The first Shelby Daytona Coupe has always been an enigmatic mystery ever since it seemingly dropped out of sight in the early 1970s.
The combination of it being the first Coupe built in the US coupled with it being the first Coupe to win a race of any prestige, has somewhat added to the car’s mystique.
Since its conception in 1962, after Carroll Shelby’s unique experiment of blending a Ford Fairline engine with succinct modifications including considerably enhanced suspension, the first Shelby Daytona Cobra Coupe was born.
Surprisingly to most, the new and improved Cobra Coupe’s were very successful, lapping four seconds faster than its counterparts. With the speed advantage, the Cobras won the first US Manufacturers championship.
After an amazingly successful run in Europe also, boasting a win at the 1964 Sebring 12 Hours, the car ended its racing career at Bonneville by taking a number of speed records.

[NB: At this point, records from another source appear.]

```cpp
__global__ void yk_selftest_qtab_kernel(const uint4* tab, const uint32_t* deftab, int* mismatches) {
    const int mn = blockIdx.x, mx = threadIdx.x;
    if (mx < mn) return;
    const int min_ = min(mn, 224);
    int diff = mx - min_; if (diff < 16) diff = 16;
    const int d8 = max(diff, 32);
    const Y2TileDef d = y2_tile_def(min_, d8);
    const int BN = d.BN, R = d.R;
    int bad = 0;
    if (R < YK2_QR0 || R >= YK2_QR0 + YK2_QNR || mn - BN < -2) { atomicAdd(mismatches, 1); return; }
    {
        const uint32_t e = deftab[min_ * YK2_DEFN1 + (d8 - 32)];
        if ((e & 0xFFFFu) != (uint32_t)((R - YK2_QR0) * YK2_QROWS + 2 - BN + 256)) bad++;
        if ((e >> 16) != ((((uint32_t)d.dist & 255u) << 7) | ((uint32_t)d.base & 255u))) bad++;
    }
    for (int m = 0; m < 6; m++) {
        const int cnt = m < 3 ? 16 : 8;
        int L[16];
        for (int i = 0; i < cnt; i++) {
            L[i] = __float2int_rz(__fadd_rn((float)BN, __fmul_rn(c_curve2[m][i], (float)R)));
            if (L[i] != BN + __float2int_rz(__fmul_rn(c_curve2[m][i], (float)R))) bad++;
        }
        for (int v = mn; v <= mx; v++) {
            int best = 1 << 30, bi = 0;
            for (int n = 0; n < cnt; n++) { const int dd = abs(L[n] - v); if (dd < best) { best = dd; bi = n; } }
            const uint4 row = tab[(size_t)(R - YK2_QR0) * YK2_QROWS + (v - BN + 2)];
            const uint32_t w = m < 2 ? row.x : (m < 4 ? row.y : row.z);
            const uint32_t hb = (m & 1) ? (w >> 16) : (w & 0xFFFFu);
            const int ix = (row.w >> (4 * m)) & 15;
            if (hb != y2_f16_bits(best) || ix != bi) bad++;
        }
    }
    if (bad) atomicAdd(mismatches, bad);
// ... 118 lines not shown
    const int32_t* const boundsP = P.bounds ? P.bounds + fr * 16 : nullptr;
    uint8_t* const slotsP = P.slots + fr * P.fs.slots;
    uint32_t* const blockCntP = P.blockCnt + fr * P.fs.blockN;
    const int BY = L / P.xBB64, BX = L - BY * P.xBB64;
    const int w = P.w, h = P.h;

    YK2_PROBE(0);
    if (lane < 24) s_bm[lane] = 0;
    {
        const int g4 = (lane & 15) * 4, r0 = lane >> 4;
        const int gx = BX * 64 + g4;
        const bool inX = gx + 3 < w;
        const int gxc = min(gx, w - 4);
        const int gyS = BY * 64 + wave * 16;
        const int gyB = min(gyS, P.hAvail - 1);
        const size_t rowBase = (size_t)gyB * (size_t)P.strideElems;
        const char* const b0 = reinterpret_cast<const char*>(pl0 + rowBase);
        const char* const b1 = reinterpret_cast<const char*>(pl1 + rowBase);
        const char* const b2 = reinterpret_cast<const char*>(pl2 + rowBase);
        int4 R[4], G[4], B[4];
#pragma unroll
        for (int k = 0; k < 4; k++) {
            const int rel = min(gyS + r0 + 4 * k, P.hAvail - 1) - gyB;
            const uint32_t off = (uint32_t)(rel * P.strideElems + gxc) * 4u;
            R[k] = *reinterpret_cast<const int4*>(b0 + off);
            G[k] = *reinterpret_cast<const int4*>(b1 + off);
            B[k] = *reinterpret_cast<const int4*>(b2 + off);
        }
        int4 Rb, Gb, Bb;
        {
            const int rel = min(gyS + 16, P.hAvail - 1) - gyB;
            const uint32_t off = (uint32_t)(rel * P.strideElems + gxc) * 4u;
            Rb = *reinterpret_cast<const int4*>(b0 + off);
            Gb = *reinterpret_cast<const int4*>(b1 + off);
            Bb = *reinterpret_cast<const int4*>(b2 + off);
        }
        uint32_t hcol;
        const int hr = min(max(lane - 32, 0), 16);
        {
            const int rel = min(gyS + hr, P.hAvail - 1) - gyB;
            const uint32_t off = (uint32_t)(rel * P.strideElems + min(BX * 64 + 64, w - 1)) * 4u;
            hcol = y2_pack3(*reinterpret_cast<const int32_t*>(b0 + off), *reinterpret_cast<const int32_t*>(b1 + off), *reinterpret_cast<const int32_t*>(b2 + off));
        }
        const float4 rc4 = *reinterpret_cast<const float4*>(P.qtab + YK2_QBYTES + (size_t)lane * 16);

        __builtin_amdgcn_s_setprio(0);
        uint4 o[4], ob;
#pragma unroll
        for (int k = 0; k < 4; k++) {
            o[k] = make_uint4(y2_pack3(R[k].x, G[k].x, B[k].x), y2_pack3(R[k].y, G[k].y, B[k].y), y2_pack3(R[k].z, G[k].z, B[k].z), y2_pack3(R[k].w, G[k].w, B[k].w));
            *reinterpret_cast<uint4*>(&s_pix[(r0 + 4 * k) * LS + g4]) = o[k];
        }
        ob = make_uint4(y2_pack3(Rb.x, Gb.x, Bb.x), y2_pack3(Rb.y, Gb.y, Bb.y), y2_pack3(Rb.z, Gb.z, Bb.z), y2_pack3(Rb.w, Gb.w, Bb.w));
        if (lane < 16) *reinterpret_cast<uint4*>(&s_pix[16 * LS + g4]) = ob;
        if (BX * 64 + 64 > w) {
            if (!inX) {
#pragma unroll
                for (int k = 0; k < 4; k++) *reinterpret_cast<uint4*>(&s_pix[(r0 + 4 * k) * LS + g4]) = make_uint4(o[k].w, o[k].w, o[k].w, o[k].w);
                if (lane < 16) *reinterpret_cast<uint4*>(&s_pix[16 * LS + g4]) = make_uint4(ob.w, ob.w, ob.w, ob.w);
            }
        }
        if (lane >= 32 && lane <= 48) s_pix[hr * LS + 64] = hcol;
        *reinterpret_cast<float4*>(&s_rcp[lane * 4]) = rc4;

    }
    __syncthreads();
    YK2_PROBE(1);

    const int q = lane >> 4, cx = y2_cell_x(lane & 15), cy = y2_cell_y(lane & 15);
    const int bxCell = q * 16 + cx * 4, byCell = wave * 16 + cy * 4;
    const int gxCell = BX * 64 + bxCell, gyCell = BY * 64 + byCell;
    const int lcell = (cy * 4) * LS + bxCell;
    const int lat = cy * 17 + q * 4 + cx;
    const bool mtIn = (BX * 64 + q * 16 < w) && (BY * 64 + wave * 16 < h);

    uint32_t pw[16];
#pragma unroll
    for (int r = 0; r < 4; r++) {
        const uint4 t = *reinterpret_cast<const uint4*>(&s_pix[lcell + r * LS]);
        pw[r * 4 + 0] = t.x; pw[r * 4 + 1] = t.y; pw[r * 4 + 2] = t.z; pw[r * 4 + 3] = t.w;
    }

    unsigned long long cov = 0ULL;
    {
        bool dead = !mtIn;
        {
            const int lim = 4 * P.rejectFactor + 1;
            const y2u2 rb0 = y2_u2(pw[0] & 0x00FF00FFu), rb1 = y2_u2(pw[1] & 0x00FF00FFu), rb2 = y2_u2(pw[2] & 0x00FF00FFu), rb3 = y2_u2(pw[3] & 0x00FF00FFu);
            const y2u2 ga = y2_u2(__builtin_amdgcn_perm(pw[1], pw[0], 0x0C050C01u)), gb = y2_u2(__builtin_amdgcn_perm(pw[2], pw[1], 0x0C050C01u)),
                       gc = y2_u2(__builtin_amdgcn_perm(pw[3], pw[2], 0x0C050C01u));
            const y2u2 l2 = y2_splat(lim);
            const y2u2 u1 = rb0 + rb2 - rb1 - rb1 + l2, u2 = rb1 + rb3 - rb2 - rb2 + l2, ug = ga + gc - gb - gb + l2;
            const y2u2 um = __builtin_elementwise_max(__builtin_elementwise_max(u1, u2), ug);
            dead |= __builtin_bit_cast(uint32_t, __builtin_elementwise_sub_sat(um, y2_splat(2 * lim))) != 0u;
        }
        const unsigned long long deadLanes = __ballot(dead);
        YK2_STAT(75, 1); YK2_STAT(76, ~deadLanes == 0ULL ? 1 : 0); YK2_STAT(77, __popcll(deadLanes));
        const bool stripInside = (BX * 64 + 64 <= w) && (BY * 64 + wave * 16 + 16 <= h);
        if (~deadLanes != 0ULL && !YK2_ABLATE(2)) {
            auto latticePoint = [&](const int idx) {
                const int lr = (idx * 241) >> 12, lc = idx - lr * 17;
                const uint32_t raw = s_pix[(lr * 4) * LS + lc * 4];
                const uint32_t r6 = (raw & 0x00FCFCFCu) | ((raw >> 6) & 0x00030303u);
                const uint32_t z = (raw & 0x007F7F7Fu) + 0x00010101u;
                const uint32_t inc = (z ^ (raw & 0x00808080u)) | (((z & raw & 0x00808080u) >> 7) * 255u);
                const uint32_t p6 = (inc & 0x00FCFCFCu) | ((inc >> 6) & 0x00030303u);
                s_lat[0 * YK2_LATN + idx] = __builtin_amdgcn_perm(r6, raw, 0x0C040C00u);
                s_lat[1 * YK2_LATN + idx] = __builtin_amdgcn_perm(r6, raw, 0x0C050C01u);
                s_lat[2 * YK2_LATN + idx] = __builtin_amdgcn_perm(r6, raw, 0x0C060C02u);
                s_lat[3 * YK2_LATN + idx] = __builtin_amdgcn_perm(p6, p6, 0x0C010C00u);
                s_lat[4 * YK2_LATN + idx] = __builtin_amdgcn_perm(p6, p6, 0x0C020C02u);
            };
            latticePoint(lane);
            if (lane < YK2_LATN - 64) latticePoint(lane + 64);
            __syncthreads();
            y2s2 rg[16], bb[8];
#pragma unroll
            for (int k = 0; k < 16; k++) rg[k] = y2_rg(pw[k]);
#pragma unroll
            for (int k = 0; k < 8; k++) bb[k] = y2_bb(pw[2 * k], pw[2 * k + 1]);
            if (deadLanes == 0ULL) y2_grad_pass<4, 4, true>(s_lat, lat, cx, cy, rg, bb, cov, deadLanes, stripInside, gxCell, gyCell, w, h, P.rejectFactor, s_bm, bxCell, byCell, s_pix, s_list, s_range, lane);
            else y2_grad_pass<4, 4>(s_lat, lat, cx, cy, rg, bb, cov, deadLanes, stripInside, gxCell, gyCell, w, h, P.rejectFactor, s_bm, bxCell, byCell, s_pix, s_list, s_range, lane);
            if (~(cov | deadLanes) != 0ULL) {
                y2_grad_pass<4, 3>(s_lat, lat, cx, cy, rg, bb, cov, deadLanes, stripInside, gxCell, gyCell, w, h, P.rejectFactor, s_bm, bxCell, byCell, s_pix, s_list, s_range, lane);
                y2_grad_pass<3, 4>(s_lat, lat, cx, cy, rg, bb, cov, deadLanes, stripInside, gxCell, gyCell, w, h, P.rejectFactor, s_bm, bxCell, byCell, s_pix, s_list, s_range, lane);
                y2_grad_pass<3, 3>(s_lat, lat, cx, cy, rg, bb, cov, deadLanes, stripInside, gxCell, gyCell, w, h, P.rejectFactor, s_bm, bxCell, byCell, s_pix, s_list, s_range, lane);
                y2_grad_pass<3, 2>(s_lat, lat, cx, cy, rg, bb, cov, deadLanes, stripInside, gxCell, gyCell, w, h, P.rejectFactor, s_bm, bxCell, byCell, s_pix, s_list, s_range, lane);
                y2_grad_pass<2, 3>(s_lat, lat, cx, cy, rg, bb, cov, deadLanes, stripInside, gxCell, gyCell, w, h, P.rejectFactor, s_bm, bxCell, byCell, s_pix, s_list, s_range, lane);
                y2_grad_pass<2, 2>(s_lat, lat, cx, cy, rg, bb, cov, deadLanes, stripInside, gxCell, gyCell, w, h, P.rejectFactor, s_bm, bxCell, byCell, s_pix, s_list, s_range, lane);
            }
#pragma unroll
            for (int r = 0; r < 4; r++) {
                const uint4 t = *reinterpret_cast<const uint4*>(&s_pix[lcell + r * LS]);
                pw[r * 4 + 0] = t.x; pw[r * 4 + 1] = t.y; pw[r * 4 + 2] = t.z; pw[r * 4 + 3] = t.w;
            }
        }
    }
    const int mtIdx = ((BY * 64 + wave * 16) >> 4) * P.mtW + ((BX * 64 + q * 16) >> 4);
    __syncthreads();
    YK2_PROBE(2);
    uint8_t* const small = P.small;
    const uint32_t bmv = s_bm[lane < 24 ? lane : 0];
    auto bmWord = [&](const int k) -> uint32_t { return (uint32_t)__builtin_amdgcn_readlane((int)bmv, k); };
    const uint32_t i64 = (uint32_t)(BY * P.xBB64 + BX);
    const uint32_t frU = (uint32_t)fr;
    uint32_t off32 = ~0u, val32 = 0u;
    {
        const uint32_t w1 = (uint32_t)wave & 1u, w2 = (uint32_t)wave >> 1;
        uint32_t off8 = 0u, val8 = 0u;
        off8 = y2_writelane(P.oBm0b + frU * (uint32_t)P.fs.bm0b + i64 * 4u + (uint32_t)wave, 0, off8);
        val8 = y2_writelane((bmWord(0) >> (4 * wave)) & 0xFu, 0, val8);
        off8 = y2_writelane(P.oBm[1] + frU * (uint32_t)P.fs.bitmap[1] + i64 * 4u + (uint32_t)wave, 1, off8);
        val8 = y2_writelane(bmWord(1) >> (8 * wave), 1, val8);
        off8 = y2_writelane(P.oBm[2] + frU * (uint32_t)P.fs.bitmap[2] + i64 * 4u + (uint32_t)wave, 2, off8);
        val8 = y2_writelane(bmWord(2) >> (8 * wave), 2, val8);
        if (lane < 3) Y2_STORE_IF(8, *(small + off8), (uint8_t)val8);
        const unsigned long long t = ((cov >> 2) ^ cov) & 0x0C0C0C0C0C0C0C0CULL;
        const unsigned long long covRM = cov ^ t ^ (t << 2);
        uint32_t off16 = ((lane & 15) == 0 && mtIn) ? P.oCov + (frU * (uint32_t)P.fs.coverage + (uint32_t)mtIdx) * 2u : ~0u;
        uint32_t val16 = (uint32_t)((covRM >> (q * 16)) & 0xFFFFULL);
        off16 = y2_writelane(P.oBm[3] + frU * (uint32_t)P.fs.bitmap[3] + (i64 * 4u + (uint32_t)wave) * 2u, 1, off16);
        val16 = y2_writelane(bmWord(3 + (int)w2) >> (16 * w1), 1, val16);
#pragma unroll
        for (int sx = 0; sx < 2; sx++) {
            const bool in = BX * 2 + sx < P.xBB32;
            off16 = y2_writelane(in ? P.oBm[5] + frU * (uint32_t)P.fs.bitmap[5] + ((uint32_t)((BY * P.xBB32 + BX * 2 + sx) * 4 + wave)) * 2u : ~0u, 2 + sx, off16);
            val16 = y2_writelane(bmWord(9 + sx * 2 + (int)w2) >> (16 * w1), 2 + sx, val16);
        }
        if (off16 != ~0u) Y2_STORE_IF(8, *reinterpret_cast<uint16_t*>(small + off16), (uint16_t)val16);
        if (P.pixCache != nullptr) {
            const bool cellIn = (gxCell < w) && (gyCell < h);
            if (cellIn && !((cov >> lane) & 1ULL)) {
                const uint32_t strip = (uint32_t)((BY * 4 + wave) * P.xBB64 + BX);
                uint4* dstp = P.pixCache + (size_t)strip * 256 + lane;
#pragma unroll
                for (int r = 0; r < 4; r++) dstp[r * 64] = make_uint4(pw[r * 4 + 0], pw[r * 4 + 1], pw[r * 4 + 2], pw[r * 4 + 3]);
            }
        }
        {
            const bool in = BY * 2 + (int)w2 < P.yBB32;
            off32 = y2_writelane(in ? P.oBm[4] + frU * (uint32_t)P.fs.bitmap[4] + ((uint32_t)(((BY * 2 + (int)w2) * P.xBB64 + BX) * 2) + w1) * 4u : ~0u, 1, off32);
            val32 = y2_writelane(bmWord(5 + (int)w2 * 2 + (int)w1), 1, val32);
#pragma unroll
            for (int sx = 0; sx < 2; sx++) {
                const bool in6 = in && (BX * 2 + sx < P.xBB32);
                off32 = y2_writelane(in6 ? P.oBm[6] + frU * (uint32_t)P.fs.bitmap[6] + ((uint32_t)(((BY * 2 + (int)w2) * P.xBB32 + BX * 2 + sx) * 2) + w1) * 4u : ~0u, 2 + sx, off32);
                val32 = y2_writelane(bmWord(13 + ((int)w2 * 2 + sx) * 2 + (int)w1), 2 + sx, val32);
            }
        }
    }
    YK2_PROBE(3);
    int cxB = 0, cyB = 0, cw = w, chh = P.fullH, discard = 1;
    if (boundsP) {
        const int b0 = boundsP[0], b1 = boundsP[1], b2 = boundsP[2], b3 = boundsP[3];
        discard = (b0 == 0 && b1 == 0 && b2 == w && b3 == P.fullH) ? 1 : 0;
        cxB = (b0 >> 3) << 3; cyB = (b1 >> 3) << 3;
        cw = (((b2 + 7) >> 3) << 3) - cxB; chh = (((b3 + 7) >> 3) << 3) - cyB;
    }
    const int cxl = cx & 1, cyl = cy & 1;
    const int tgx = gxCell - cxl * 4, tgyl = gyCell - cyl * 4, tgy = tgyl + P.y0;
    const bool tileIn = (tgx + 8 <= w) && (tgyl + 8 <= h);
    const bool part = tileIn && tgx >= cxB && tgx < cxB + cw && tgy >= cyB && tgy < cyB + chh && (tgx + 8 <= cw) && (tgy + 8 <= chh);
    const bool keepMT = (keepP == nullptr) || discard || (mtIn && keepP[mtIdx] != 0);
    const bool tileLive = part && keepMT;
    const int l00 = lane & ~3;
    const uint32_t quadN = (uint32_t)((~cov) >> l00) & 15u;
    const int v00 = (int)(quadN & 1u), v01 = (int)((quadN >> 2) & 1u);
    const bool valid = tileLive && ((quadN >> (lane & 3)) & 1u);
    const int nTop = __popc(quadN & 3u), nBot = __popc(quadN >> 2);
    const int tileIdx = (tgyl >> 3) * P.tilesW + (tgx >> 3);
    const size_t T8 = (size_t)P.tilesW * P.tilesH;
    const int tw = lane >> 2;
// ... 424 lines not shown
```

That is where the mystery ensues, as the car was completely untraceable until 2001, when the Daytona Cobra Coupe turned up in a storage barn – which has to be regarded as one of the greatest, unexpected barn-finds of all time.
Today, and most impressively of all, the model remains unrestored after all the years of trouble, torment and neglect and it is now a permanent resident of the Simeone Museum in Phildelphia. After subtle reconditioning to appease its racing prowess, the car is now able to run and drive at regular race meets worldwide.
Thankfully the Shelby Daytona Coupe has evaded extinction to make its first appearance in Europe in more than 50 years, at the Goodwood Revival Festival, as pictured below.
Images courtesy of Petrolicious.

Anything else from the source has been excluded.